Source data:
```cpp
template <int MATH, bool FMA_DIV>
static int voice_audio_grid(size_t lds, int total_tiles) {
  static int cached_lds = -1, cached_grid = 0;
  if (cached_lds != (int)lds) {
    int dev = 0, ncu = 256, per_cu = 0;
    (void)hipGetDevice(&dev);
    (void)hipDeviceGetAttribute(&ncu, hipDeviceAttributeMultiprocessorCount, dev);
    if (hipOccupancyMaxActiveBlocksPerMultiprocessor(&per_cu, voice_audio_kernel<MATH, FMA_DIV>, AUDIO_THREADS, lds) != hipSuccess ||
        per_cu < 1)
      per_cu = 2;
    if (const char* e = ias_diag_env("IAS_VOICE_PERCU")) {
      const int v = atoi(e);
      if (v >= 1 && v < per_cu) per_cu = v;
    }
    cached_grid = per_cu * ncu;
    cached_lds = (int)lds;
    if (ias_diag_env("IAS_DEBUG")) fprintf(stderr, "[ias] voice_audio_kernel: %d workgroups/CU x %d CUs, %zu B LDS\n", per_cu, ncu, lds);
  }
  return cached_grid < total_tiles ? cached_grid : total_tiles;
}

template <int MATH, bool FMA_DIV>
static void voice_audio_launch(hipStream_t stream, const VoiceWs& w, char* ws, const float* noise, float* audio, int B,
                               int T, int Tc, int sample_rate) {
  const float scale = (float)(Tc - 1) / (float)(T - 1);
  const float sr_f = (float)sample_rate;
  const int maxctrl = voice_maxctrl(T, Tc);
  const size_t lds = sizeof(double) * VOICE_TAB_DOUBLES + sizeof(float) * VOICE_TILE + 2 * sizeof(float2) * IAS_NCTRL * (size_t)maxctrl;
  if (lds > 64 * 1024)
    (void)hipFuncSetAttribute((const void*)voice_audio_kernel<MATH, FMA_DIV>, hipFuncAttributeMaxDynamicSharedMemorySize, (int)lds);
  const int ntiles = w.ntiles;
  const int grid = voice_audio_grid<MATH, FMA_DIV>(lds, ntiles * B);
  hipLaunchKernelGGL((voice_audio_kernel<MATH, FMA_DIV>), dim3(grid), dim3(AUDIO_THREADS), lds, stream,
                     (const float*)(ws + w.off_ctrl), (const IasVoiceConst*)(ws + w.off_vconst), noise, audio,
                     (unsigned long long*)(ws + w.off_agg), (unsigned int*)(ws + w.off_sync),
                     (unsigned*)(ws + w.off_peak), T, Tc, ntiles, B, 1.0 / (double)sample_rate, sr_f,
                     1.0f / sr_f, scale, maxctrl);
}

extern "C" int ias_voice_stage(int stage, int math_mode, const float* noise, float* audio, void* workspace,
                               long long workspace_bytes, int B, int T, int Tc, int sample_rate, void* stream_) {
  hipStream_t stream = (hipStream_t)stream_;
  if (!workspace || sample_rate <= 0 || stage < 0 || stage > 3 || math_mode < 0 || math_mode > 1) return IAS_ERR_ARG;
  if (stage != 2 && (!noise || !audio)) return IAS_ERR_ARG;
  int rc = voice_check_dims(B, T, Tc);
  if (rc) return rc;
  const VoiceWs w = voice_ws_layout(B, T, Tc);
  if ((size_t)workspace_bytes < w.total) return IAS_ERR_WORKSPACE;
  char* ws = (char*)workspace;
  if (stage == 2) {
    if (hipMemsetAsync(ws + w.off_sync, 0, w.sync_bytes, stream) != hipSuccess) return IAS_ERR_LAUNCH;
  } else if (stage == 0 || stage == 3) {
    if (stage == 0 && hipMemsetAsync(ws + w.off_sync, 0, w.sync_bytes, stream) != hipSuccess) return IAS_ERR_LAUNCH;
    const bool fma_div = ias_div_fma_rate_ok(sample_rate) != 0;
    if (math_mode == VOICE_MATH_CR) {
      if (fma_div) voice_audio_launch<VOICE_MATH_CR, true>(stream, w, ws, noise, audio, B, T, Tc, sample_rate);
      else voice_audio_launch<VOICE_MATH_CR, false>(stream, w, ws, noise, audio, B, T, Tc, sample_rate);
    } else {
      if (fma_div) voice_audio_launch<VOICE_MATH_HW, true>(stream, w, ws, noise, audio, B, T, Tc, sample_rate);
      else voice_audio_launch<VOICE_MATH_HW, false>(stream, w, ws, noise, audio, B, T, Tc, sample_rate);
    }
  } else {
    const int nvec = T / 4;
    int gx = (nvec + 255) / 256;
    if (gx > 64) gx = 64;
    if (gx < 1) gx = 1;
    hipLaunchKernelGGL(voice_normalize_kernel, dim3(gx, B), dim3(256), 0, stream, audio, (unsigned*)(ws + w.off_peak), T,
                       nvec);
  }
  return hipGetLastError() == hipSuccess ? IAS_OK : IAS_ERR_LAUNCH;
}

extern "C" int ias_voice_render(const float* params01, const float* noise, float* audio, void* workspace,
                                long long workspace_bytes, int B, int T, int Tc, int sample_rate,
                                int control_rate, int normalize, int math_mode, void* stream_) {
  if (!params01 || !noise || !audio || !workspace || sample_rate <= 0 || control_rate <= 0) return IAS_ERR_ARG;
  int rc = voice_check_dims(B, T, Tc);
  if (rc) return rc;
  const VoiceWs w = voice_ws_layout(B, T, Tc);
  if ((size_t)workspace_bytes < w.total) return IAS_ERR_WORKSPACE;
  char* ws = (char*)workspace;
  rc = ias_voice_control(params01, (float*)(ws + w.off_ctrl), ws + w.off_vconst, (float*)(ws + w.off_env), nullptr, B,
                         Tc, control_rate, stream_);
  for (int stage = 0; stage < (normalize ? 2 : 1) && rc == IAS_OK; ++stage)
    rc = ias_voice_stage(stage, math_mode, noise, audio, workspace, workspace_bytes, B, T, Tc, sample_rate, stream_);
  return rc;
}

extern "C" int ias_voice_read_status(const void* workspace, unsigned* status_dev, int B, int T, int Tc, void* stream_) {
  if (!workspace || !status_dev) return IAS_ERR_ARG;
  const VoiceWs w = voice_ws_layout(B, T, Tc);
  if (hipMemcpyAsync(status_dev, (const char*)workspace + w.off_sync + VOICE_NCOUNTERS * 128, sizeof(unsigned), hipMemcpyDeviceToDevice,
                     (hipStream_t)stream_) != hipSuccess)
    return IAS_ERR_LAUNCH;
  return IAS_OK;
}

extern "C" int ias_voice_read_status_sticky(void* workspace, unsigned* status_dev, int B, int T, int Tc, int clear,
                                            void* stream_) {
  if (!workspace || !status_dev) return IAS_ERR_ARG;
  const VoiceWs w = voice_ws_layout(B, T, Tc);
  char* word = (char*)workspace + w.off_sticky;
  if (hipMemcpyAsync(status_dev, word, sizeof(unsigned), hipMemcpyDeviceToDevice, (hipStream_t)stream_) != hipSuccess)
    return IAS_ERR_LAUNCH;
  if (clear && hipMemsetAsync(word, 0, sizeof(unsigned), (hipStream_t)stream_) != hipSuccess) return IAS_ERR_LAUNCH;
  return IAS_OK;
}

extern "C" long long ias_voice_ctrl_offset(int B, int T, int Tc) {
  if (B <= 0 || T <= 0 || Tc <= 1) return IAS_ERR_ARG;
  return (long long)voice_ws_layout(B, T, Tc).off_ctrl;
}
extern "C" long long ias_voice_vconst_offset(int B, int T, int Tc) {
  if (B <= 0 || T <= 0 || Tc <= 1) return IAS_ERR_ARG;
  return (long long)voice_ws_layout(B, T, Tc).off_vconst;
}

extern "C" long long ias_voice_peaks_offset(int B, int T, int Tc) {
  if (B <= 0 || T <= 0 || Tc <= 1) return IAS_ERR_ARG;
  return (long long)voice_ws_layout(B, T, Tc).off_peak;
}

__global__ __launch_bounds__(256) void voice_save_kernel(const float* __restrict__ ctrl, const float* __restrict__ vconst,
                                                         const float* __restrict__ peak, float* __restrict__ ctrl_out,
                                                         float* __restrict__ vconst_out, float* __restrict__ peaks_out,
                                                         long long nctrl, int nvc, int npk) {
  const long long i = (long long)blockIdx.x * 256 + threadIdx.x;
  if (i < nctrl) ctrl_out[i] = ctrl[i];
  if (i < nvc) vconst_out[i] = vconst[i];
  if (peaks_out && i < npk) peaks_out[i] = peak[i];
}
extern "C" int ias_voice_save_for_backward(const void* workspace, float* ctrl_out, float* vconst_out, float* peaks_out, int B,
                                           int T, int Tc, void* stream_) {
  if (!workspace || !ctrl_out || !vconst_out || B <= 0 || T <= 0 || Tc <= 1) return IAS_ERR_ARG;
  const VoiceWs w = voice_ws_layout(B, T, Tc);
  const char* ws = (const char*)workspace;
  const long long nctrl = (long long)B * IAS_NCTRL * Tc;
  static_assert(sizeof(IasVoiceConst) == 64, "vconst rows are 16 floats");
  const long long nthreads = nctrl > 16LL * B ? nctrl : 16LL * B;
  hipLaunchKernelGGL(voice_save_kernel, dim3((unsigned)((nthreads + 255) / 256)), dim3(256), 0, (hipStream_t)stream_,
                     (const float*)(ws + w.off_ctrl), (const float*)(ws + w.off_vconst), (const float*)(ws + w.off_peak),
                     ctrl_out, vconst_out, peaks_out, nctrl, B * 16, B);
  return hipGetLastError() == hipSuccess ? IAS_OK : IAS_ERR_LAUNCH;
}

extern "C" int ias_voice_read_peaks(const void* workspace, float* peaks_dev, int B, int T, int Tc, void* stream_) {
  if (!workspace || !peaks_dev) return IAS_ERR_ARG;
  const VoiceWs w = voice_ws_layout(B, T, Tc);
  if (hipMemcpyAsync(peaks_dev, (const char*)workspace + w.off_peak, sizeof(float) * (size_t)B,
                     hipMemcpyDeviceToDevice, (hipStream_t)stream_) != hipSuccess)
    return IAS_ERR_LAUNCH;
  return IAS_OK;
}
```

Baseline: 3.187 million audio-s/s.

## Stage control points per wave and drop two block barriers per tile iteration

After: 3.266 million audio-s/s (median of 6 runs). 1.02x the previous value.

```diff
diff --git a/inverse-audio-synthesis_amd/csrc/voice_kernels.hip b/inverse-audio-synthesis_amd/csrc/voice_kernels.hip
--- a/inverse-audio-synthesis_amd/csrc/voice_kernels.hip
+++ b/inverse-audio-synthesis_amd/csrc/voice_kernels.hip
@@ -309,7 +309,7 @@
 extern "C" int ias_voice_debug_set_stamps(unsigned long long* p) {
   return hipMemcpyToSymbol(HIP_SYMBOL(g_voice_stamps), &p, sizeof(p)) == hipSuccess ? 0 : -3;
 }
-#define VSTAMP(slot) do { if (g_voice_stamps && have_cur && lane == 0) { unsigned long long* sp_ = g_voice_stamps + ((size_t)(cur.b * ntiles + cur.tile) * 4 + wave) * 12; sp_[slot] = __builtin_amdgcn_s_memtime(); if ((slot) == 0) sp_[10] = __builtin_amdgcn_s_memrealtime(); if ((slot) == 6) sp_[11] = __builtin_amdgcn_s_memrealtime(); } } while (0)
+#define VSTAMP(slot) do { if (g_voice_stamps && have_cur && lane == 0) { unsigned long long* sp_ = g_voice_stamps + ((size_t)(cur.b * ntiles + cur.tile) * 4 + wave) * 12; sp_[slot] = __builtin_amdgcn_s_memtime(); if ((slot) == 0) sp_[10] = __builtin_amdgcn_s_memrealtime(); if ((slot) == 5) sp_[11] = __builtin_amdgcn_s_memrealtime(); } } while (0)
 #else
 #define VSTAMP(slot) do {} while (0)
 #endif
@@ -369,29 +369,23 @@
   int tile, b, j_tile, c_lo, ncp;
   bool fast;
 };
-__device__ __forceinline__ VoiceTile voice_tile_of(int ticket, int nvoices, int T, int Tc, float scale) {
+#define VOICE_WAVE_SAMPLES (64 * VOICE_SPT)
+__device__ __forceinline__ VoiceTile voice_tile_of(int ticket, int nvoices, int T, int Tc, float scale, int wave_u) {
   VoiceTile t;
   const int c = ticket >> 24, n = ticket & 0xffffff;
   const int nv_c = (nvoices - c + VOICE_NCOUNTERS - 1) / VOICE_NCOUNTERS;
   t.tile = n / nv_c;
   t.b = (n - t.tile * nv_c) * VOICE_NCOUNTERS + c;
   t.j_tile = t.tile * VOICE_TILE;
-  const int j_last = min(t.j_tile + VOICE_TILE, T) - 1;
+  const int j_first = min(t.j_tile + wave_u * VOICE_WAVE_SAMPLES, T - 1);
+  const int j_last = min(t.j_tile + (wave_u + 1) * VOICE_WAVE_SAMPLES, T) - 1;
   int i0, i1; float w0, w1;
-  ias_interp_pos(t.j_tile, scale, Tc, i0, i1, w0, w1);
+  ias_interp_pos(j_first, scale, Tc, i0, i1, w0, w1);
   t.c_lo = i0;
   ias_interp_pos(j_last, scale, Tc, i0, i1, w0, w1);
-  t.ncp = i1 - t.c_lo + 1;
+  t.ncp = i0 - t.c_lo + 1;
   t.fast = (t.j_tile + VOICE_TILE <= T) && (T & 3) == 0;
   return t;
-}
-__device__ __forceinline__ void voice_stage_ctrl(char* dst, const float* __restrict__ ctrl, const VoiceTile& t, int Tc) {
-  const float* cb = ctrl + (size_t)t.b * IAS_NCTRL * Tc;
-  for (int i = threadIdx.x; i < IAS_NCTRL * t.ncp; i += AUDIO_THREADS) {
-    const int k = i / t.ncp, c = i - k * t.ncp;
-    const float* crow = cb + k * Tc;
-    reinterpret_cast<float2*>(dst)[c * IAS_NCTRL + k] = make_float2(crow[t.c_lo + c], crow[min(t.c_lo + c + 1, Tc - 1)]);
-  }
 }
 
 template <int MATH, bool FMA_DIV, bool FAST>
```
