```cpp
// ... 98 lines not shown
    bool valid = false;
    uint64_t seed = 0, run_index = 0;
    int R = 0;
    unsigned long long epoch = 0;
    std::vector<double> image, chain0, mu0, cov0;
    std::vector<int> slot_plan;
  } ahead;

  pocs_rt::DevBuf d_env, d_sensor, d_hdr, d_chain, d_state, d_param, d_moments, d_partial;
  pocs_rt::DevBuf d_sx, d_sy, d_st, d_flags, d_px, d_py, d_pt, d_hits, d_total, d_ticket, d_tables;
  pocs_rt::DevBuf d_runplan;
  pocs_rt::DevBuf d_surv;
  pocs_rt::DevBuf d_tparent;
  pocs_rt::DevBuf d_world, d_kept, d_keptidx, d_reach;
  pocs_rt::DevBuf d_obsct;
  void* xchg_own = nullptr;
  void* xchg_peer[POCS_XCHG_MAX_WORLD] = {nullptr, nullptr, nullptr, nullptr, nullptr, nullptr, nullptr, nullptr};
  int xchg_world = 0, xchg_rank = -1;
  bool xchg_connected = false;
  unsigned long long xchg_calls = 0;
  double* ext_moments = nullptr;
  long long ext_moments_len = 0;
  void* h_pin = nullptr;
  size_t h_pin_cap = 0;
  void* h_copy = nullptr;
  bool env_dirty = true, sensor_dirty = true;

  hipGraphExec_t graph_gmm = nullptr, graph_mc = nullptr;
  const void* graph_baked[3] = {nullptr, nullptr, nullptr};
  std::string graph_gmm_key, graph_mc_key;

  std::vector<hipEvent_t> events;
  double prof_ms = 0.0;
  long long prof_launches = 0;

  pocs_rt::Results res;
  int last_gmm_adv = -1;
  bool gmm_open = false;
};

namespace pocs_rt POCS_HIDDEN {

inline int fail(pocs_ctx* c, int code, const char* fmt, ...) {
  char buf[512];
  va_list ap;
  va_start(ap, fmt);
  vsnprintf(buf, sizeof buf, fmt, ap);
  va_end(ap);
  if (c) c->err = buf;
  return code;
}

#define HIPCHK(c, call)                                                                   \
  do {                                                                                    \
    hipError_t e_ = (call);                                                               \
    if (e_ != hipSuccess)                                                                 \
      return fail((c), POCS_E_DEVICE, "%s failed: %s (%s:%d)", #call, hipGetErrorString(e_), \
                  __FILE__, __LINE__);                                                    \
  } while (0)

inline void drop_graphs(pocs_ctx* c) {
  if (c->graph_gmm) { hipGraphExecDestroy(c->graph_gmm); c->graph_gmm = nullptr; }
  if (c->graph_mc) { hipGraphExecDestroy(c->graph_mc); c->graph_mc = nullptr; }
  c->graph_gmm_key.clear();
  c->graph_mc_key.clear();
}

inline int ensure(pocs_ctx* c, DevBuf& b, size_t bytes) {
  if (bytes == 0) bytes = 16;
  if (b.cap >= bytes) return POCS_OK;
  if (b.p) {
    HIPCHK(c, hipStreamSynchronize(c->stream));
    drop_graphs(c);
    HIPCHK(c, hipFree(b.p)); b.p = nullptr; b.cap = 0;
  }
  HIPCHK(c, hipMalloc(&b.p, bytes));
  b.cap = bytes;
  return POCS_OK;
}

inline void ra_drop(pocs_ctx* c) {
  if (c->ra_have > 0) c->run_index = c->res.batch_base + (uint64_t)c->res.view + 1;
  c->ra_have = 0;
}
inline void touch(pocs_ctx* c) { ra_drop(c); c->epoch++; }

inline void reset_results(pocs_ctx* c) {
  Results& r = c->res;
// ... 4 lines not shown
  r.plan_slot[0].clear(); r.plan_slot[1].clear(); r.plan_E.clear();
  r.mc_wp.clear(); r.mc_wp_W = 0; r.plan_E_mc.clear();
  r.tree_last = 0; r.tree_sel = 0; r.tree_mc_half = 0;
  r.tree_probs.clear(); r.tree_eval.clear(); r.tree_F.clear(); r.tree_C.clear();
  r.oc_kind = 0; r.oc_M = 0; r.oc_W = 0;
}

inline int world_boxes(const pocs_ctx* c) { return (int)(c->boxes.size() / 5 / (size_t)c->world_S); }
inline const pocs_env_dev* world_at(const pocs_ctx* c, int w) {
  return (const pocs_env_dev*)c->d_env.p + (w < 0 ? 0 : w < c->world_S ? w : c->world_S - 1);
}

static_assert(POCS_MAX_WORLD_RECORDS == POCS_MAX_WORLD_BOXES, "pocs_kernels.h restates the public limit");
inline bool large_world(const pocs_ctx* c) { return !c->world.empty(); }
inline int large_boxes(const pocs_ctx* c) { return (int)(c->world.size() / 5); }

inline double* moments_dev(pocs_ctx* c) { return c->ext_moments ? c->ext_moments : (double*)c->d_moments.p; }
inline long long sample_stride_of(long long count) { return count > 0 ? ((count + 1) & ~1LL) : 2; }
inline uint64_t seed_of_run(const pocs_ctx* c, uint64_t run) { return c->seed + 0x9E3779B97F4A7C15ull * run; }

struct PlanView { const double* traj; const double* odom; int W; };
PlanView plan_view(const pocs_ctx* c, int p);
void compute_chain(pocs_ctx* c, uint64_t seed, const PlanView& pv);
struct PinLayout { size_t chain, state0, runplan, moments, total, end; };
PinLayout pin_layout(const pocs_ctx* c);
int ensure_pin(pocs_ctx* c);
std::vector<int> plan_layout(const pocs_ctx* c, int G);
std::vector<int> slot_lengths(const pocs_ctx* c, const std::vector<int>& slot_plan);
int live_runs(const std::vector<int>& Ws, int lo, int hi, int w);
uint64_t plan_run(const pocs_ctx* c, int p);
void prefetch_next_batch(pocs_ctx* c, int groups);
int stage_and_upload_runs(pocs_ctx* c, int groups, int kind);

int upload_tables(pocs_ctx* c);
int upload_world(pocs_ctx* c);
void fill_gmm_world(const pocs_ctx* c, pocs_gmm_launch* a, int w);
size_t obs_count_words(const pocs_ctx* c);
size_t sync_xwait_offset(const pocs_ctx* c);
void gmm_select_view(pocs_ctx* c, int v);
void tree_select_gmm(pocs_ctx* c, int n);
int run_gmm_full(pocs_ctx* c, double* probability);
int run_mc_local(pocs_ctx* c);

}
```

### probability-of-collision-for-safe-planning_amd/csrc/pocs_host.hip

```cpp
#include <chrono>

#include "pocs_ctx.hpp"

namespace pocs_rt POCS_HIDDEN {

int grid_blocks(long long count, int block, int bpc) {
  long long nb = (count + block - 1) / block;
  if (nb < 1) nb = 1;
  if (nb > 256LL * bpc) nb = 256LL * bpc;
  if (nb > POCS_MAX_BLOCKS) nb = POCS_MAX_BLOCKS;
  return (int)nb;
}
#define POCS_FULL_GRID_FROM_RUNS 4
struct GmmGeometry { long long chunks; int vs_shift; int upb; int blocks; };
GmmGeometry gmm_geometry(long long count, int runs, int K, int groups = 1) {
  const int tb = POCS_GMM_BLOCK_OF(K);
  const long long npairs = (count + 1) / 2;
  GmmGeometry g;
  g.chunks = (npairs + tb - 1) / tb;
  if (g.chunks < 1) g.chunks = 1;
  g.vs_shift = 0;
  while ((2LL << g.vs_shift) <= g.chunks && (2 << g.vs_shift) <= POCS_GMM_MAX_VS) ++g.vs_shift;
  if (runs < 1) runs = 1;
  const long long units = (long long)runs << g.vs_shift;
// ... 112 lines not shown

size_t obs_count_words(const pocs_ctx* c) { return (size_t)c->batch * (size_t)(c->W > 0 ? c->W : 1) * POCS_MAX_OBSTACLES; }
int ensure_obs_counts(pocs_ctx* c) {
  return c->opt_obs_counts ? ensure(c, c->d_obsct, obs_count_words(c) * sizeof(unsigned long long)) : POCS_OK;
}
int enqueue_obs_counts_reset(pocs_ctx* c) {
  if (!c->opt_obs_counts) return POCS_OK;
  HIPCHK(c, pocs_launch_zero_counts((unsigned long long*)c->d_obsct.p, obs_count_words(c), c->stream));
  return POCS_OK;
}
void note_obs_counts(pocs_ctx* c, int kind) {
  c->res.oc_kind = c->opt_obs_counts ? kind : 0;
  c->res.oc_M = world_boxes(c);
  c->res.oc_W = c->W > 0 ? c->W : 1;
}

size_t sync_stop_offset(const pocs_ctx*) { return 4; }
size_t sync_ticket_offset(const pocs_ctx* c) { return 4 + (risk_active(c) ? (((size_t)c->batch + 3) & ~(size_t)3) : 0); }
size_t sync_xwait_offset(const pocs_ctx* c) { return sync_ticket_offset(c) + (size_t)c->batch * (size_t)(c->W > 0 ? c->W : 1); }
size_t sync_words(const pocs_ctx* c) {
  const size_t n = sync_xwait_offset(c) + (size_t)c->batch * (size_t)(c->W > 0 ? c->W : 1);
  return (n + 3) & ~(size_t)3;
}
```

TASK OBJECTIVE:
The lines in the records above that include the word "true" must be copied out.

REPLY:
      if (fma_div) voice_audio_launch<VOICE_MATH_CR, true>(stream, w, ws, noise, audio, B, T, Tc, sample_rate);
      if (fma_div) voice_audio_launch<VOICE_MATH_HW, true>(stream, w, ws, noise, audio, B, T, Tc, sample_rate);
  bool env_dirty = true, sensor_dirty = true;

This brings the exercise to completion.